It is worth pointing out that in addition to the selection of materials with good performance, special alloying elements can also be added to metal materials or non-metallic particles (nitride, oxide, etc.) as additives to achieve the purpose of improving its heat-resistant fatigue performance. For example, CuCrZrAg with stronger thermal fatigue resistance was formed by adding a trace silver element to CuCrZr alloy. The principle is that the Ag element can promote the formation of dispersed nanoparticles, thus improving the grain size and distribution of the alloy. These nanoparticles prevent the movement and diffusion of grain boundaries, thus improving the strength and stability of the alloy. The addition of silver elements can also improve the thermal conductivity, which is conducive to improving the thermal fatigue resistance of the alloy [15][16].
In addition, strengthening copper by mechanical alloying with some granular materials, such as silicate glass particles [17], silicon carbide [18], alumina [19] or nano-diamond [20], can keep the copper matrix stable at high temperatures and improve the thermal fatigue resistance.

4. Process Design

4.1. Thermal Barrier Coating

Thermal barrier coating refers to a thermal protection technology that covers ceramic materials with high heat resistance, corrosion resistance, high thermal expansion coefficient, and low thermal conductivity on the surface of hot-end components in the form of coating, which can effectively reduce the temperature of metal components and, thus, extend the service life of hot-end components. It is widely used in gas turbines, aerospace engines, etc. [21][22]. A typical thermal barrier coating consists of a ceramic surface and a metal bonding layer. The main function of the ceramic surface layer is to isolate heat flow and corrosive media; The main function of the bonding layer is to alleviate the mismatch of thermal expansion between the ceramic layer and the metal substrate and prevent the metal substrate from oxidation at high temperatures [23][24][25].
A total of 6–8% Y2O3•ZrO2 is currently the most successful and widely used ceramic material for thermal barrier coating. The Thermodynamic properties of this material are shown in Table 1.
Under the conditions of heating time and cooling time of 120 s and 300 s, the highest temperature of the experiment is 1323 K, the lowest temperature is 293 K, and the thermal fatigue test of gas cooling, the experiments of no pre-oxidation without high-temperature holding, no pre-oxidation with high-temperature holding, and pre-oxidation without high-temperature holding are carried out, respectively.
The experiment result shows that the fatigue life of the coating is the longest under the condition of no pre-oxidation and high-temperature maintenance. The fatigue life of the coating is the shortest when the coating is pre-oxidized for a long time without high temperature. For coatings, the typical failure modes are coating, spalling, and cracking, while oxidation usually occurs in the bond layer, which leads to oxidation playing an important role in coating failure [27]. In addition, thermal fatigue is easy to occur under the action of heat shock, which leads to the decrease of mechanical properties, which is also the main reason for the decrease in fatigue life.
The advantage of thermal barrier coating is that it is cheaper and faster to research than developing materials with better heat resistance. However, the thermal barrier coating is still limited in temperature; for example, 6–8% Y2O3•ZrO2 will undergo phase transformation and sintering after the temperature exceeds 1473 K, causing cracks or leading to coating failure. Therefore, more work needs to be conducted in the future.

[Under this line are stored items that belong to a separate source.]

template <int FAST, bool NARROW, int THREADS, bool MASKED>
static gdf_error launch_scatter1_t(const KeyTable &t, const KeyPlan &plan, const PartGeom &g, const uint32_t *H1off, Tuples out) {
  const size_t lds = sizeof(TileLds<NARROW, THREADS, false, sc1_items(NARROW, THREADS)>);
  GDF_TRY(launch_lds("jk_scatter1", jk_scatter1<FAST, NARROW, THREADS, MASKED>, dim3(g.nchunks), dim3(THREADS), lds, t, plan, g, H1off, out));
  HIP_CHECK_LAST();
  return GDF_SUCCESS;
}
static constexpr int sc1_threads(bool narrow, int fast) { return (narrow || fast == 8) ? 1024 : 512; }
template <int FAST, bool NARROW, bool MASKED>
static gdf_error launch_scatter1_n(const KeyTable &t, const KeyPlan &plan, const PartGeom &g, const uint32_t *H1off, Tuples out) {
  return launch_scatter1_t<FAST, NARROW, sc1_threads(NARROW, FAST), MASKED>(t, plan, g, H1off, out);
}
static gdf_error launch_scatter1(int fast, bool narrow, const KeyTable &t, const KeyPlan &plan, const PartGeom &g,
                                 const uint32_t *H1off, Tuples out, bool l6 = false) {
  const bool masked = fast != 0 && t.col[0].valid != nullptr;
  if (l6) {
    if (!(fast && g.cap1 && g.xs == 6 && g.b1 == 8) || (!narrow && fast != 8)) return GDF_INVALID_API_CALL;
    if (!narrow) {
      const size_t lds = sizeof(TileLds<false, 1024, false, 12>);
      GDF_TRY(with_bools([&](auto M) {
        return launch_lds("jk_scatter1_w10", jk_scatter1<8, false, 1024, M(), true>, dim3(g.nchunks), dim3(1024), lds, t, plan, g, H1off, out);
      }, masked));
    } else {
      const size_t lds = sizeof(TileLds<true, 1024>);
      GDF_TRY(with_int<8, 4>(fast, [&](auto F) {
        return with_bools([&](auto M) {
          return launch_lds("jk_scatter1", jk_scatter1<F(), true, 1024, M(), true>, dim3(g.nchunks), dim3(1024), lds, t, plan, g, H1off, out);
        }, masked);
      }));
    }
    HIP_CHECK_LAST();
    return GDF_SUCCESS;
  }
  if (masked) {
    if (fast == 4) return launch_scatter1_n<4, true, true>(t, plan, g, H1off, out);
    return narrow ? launch_scatter1_n<8, true, true>(t, plan, g, H1off, out)
                  : launch_scatter1_n<8, false, true>(t, plan, g, H1off, out);
  }
  if (fast == 4) return launch_scatter1_n<4, true, false>(t, plan, g, H1off, out);
  if (fast == 8) return narrow ? launch_scatter1_n<8, true, false>(t, plan, g, H1off, out)
                               : launch_scatter1_n<8, false, false>(t, plan, g, H1off, out);
  return narrow ? launch_scatter1_n<0, true, false>(t, plan, g, H1off, out)
                : launch_scatter1_n<0, false, false>(t, plan, g, H1off, out);
}
static int fast_key_width(const KeyTable &t, const KeyPlan &plan) {
  if (t.ncols != 1 || (plan.mode != KM_RAW_INT && plan.mode != KM_RAW_FLOAT) || t.nrows < 2) return 0;
  if (t.col[0].valid && t.nrows < 64) return 0;
  if (t.col[0].width == 8) return 8;
  if (t.col[0].width == 4 && plan.narrow && plan.kmin == 0) return 4;
  return 0;
}
template <bool NARROW, int THREADS>
static constexpr size_t level2_lds_bytes() { using Tile = TileLds<NARROW, THREADS>; return offsetof(Tile, cursor); }
static gdf_error launch_scatter2(bool narrow, uint32_t ntiles, const PartGeom &g, Level2Map m, Tuples in,
                                 uint32_t *cursor, Tuples out, bool p6 = false, bool in6 = false, int pw = 1) {
  if (in6 && !(p6 && !m.keys32 && g.b1 == 8)) return GDF_INVALID_API_CALL;
  if (!in6 && p6 && !narrow && m.keys32) return GDF_INVALID_API_CALL;
  m.ntiles = ntiles;
  m.xcd_order = (ntiles >= 64 && !lab::path_on("GDF_JK_NO_XCD_ORDER")) ? 1 : 0;
  const uint32_t grid = sc2_grid(m, ntiles);
  auto launch = [&](const char *name, auto kernel, int threads, size_t lds) -> gdf_error {
    GDF_TRY(launch_lds(name, kernel, dim3(grid), dim3(threads), lds, g, m, in, cursor, out));
    HIP_CHECK_LAST();
    return GDF_SUCCESS;
  };
  if (in6) {
    if (!narrow)
      return launch("jk_scatter2_w10", jk_scatter2<false, 256, 0, true, false, true>, 256, level2_lds_bytes<false, 256>());
    return launch("jk_scatter2", jk_scatter2<true, 256, 0, true, false, true>, 256, sizeof(TileLds<true, 256>));
  }
  if (p6 && !narrow)
    return launch("jk_scatter2_w10", jk_scatter2<false, 256, 0, true>, 256, level2_lds_bytes<false, 256>());
  if (p6 || m.keys32) {
    const size_t lds = sizeof(TileLds<true, 256>);
    if (p6 && m.keys32) return launch("jk_scatter2", jk_scatter2<true, 256, 0, true, true>, 256, lds);
    if (p6) return launch("jk_scatter2", jk_scatter2<true, 256, 0, true, false>, 256, lds);
    return launch("jk_scatter2", jk_scatter2<true, 256, 0, false, true>, 256, lds);
  }
  if (narrow && in.pay && pw == 2) {
    using Tile = TileLds<true, 256, 2, JK_PAY_ITEMS>;
    return launch("jk_scatter2", jk_scatter2<true, 256, 2>, 256, offsetof(Tile, cursor));
  }
  if (narrow && in.pay)
    return launch("jk_scatter2", jk_scatter2<true, 256, 1>, 256, sizeof(TileLds<true, 256, true, JK_PAY_ITEMS>));
  if (narrow) return launch("jk_scatter2", jk_scatter2<true, JK_SC2_THREADS>, JK_SC2_THREADS, sizeof(TileLds<true, JK_SC2_THREADS>));
  return launch("jk_scatter2", jk_scatter2<false, JK_SC2_THREADS>, JK_SC2_THREADS, sizeof(TileLds<false, JK_SC2_THREADS>));
}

4.2. Strengthening Process

Shot peening is also a common process method to improve the fatigue resistance of materials. The mechanism of this process is to spray high-speed shot flow onto the surface of parts to make them undergo plastic deformation and form a strengthened layer of a certain thickness. Residual compressive stress will be generated on the surface of treated materials, which can increase the closing force of microcracks and block crack growth, thus prolonging the fatigue life [28]. Tan et al. [29] proposed a laser shock treatment method for the surface of this reinforced material. The participating compressive stress generated by this method is more than ten times that of shot peening. The experimental results of Liu et al. [30] show that the residual compressive stress of the alloy material under this process is greatly increased, and the thermal fatigue life is increased by 120% compared with the as-cast state.
Deep cryogenic treatment (DCT) is to keep the material far below room temperature for a period and promote the microstructure transformation of the material through heat exchange and tissue reconstruction during the cooling process, to improve the mechanical properties of the material. As an effective supplement to conventional heat treatment, this method has the advantages of being clean, pollution-free, high efficiency, and economy [31]. Li et al. [32] found that DCT could refine grain and martensitic lath bundles, thus improving the mechanical properties of metal materials. Adem et al. [33] found that during the DCT, a large amount of residual austenite was transformed into martensite, and fine carbide precipitates out on the matrix, thus improving the mechanical properties and wear resistance of the material. Experiments by Zhang et al. [31] show that after DCT, many fine and dispersed carbide precipitates from metal materials, hindering dislocation movement and having a nailing effect on grain boundaries, delaying crack growth rate and surface hardness decline rate, thus improving the thermal fatigue performance of samples.
The thermal fatigue life of materials can be improved by using grain size control technology, such as high-pressure torsion [34] and other methods to control grain size and distribution. The principle of this method is that when the grain size is reduced, the dislocation density of the material increases, and the interaction between the stress field and dislocation at the grain boundary and within the grain is enhanced, thus increasing the strength and plasticity of the material. In addition, smaller grain sizes can limit grain boundary diffusion and reduce the deformation and damage of the material. Reducing grain size can also enhance the phase stability of the material, reduce the energy and diffusion of the grain boundary, and improve the thermal fatigue life of the material. After RK et al. [35] treated metal samples by high-pressure torsion (HTP), grain refinement is obvious, root mean square strain increases, and dynamic precipitation occurs. The thermal stability of the samples was significantly enhanced, the ultimate tensile strength was increased by 2.5 times, and the fatigue endurance limit was increased by 20%.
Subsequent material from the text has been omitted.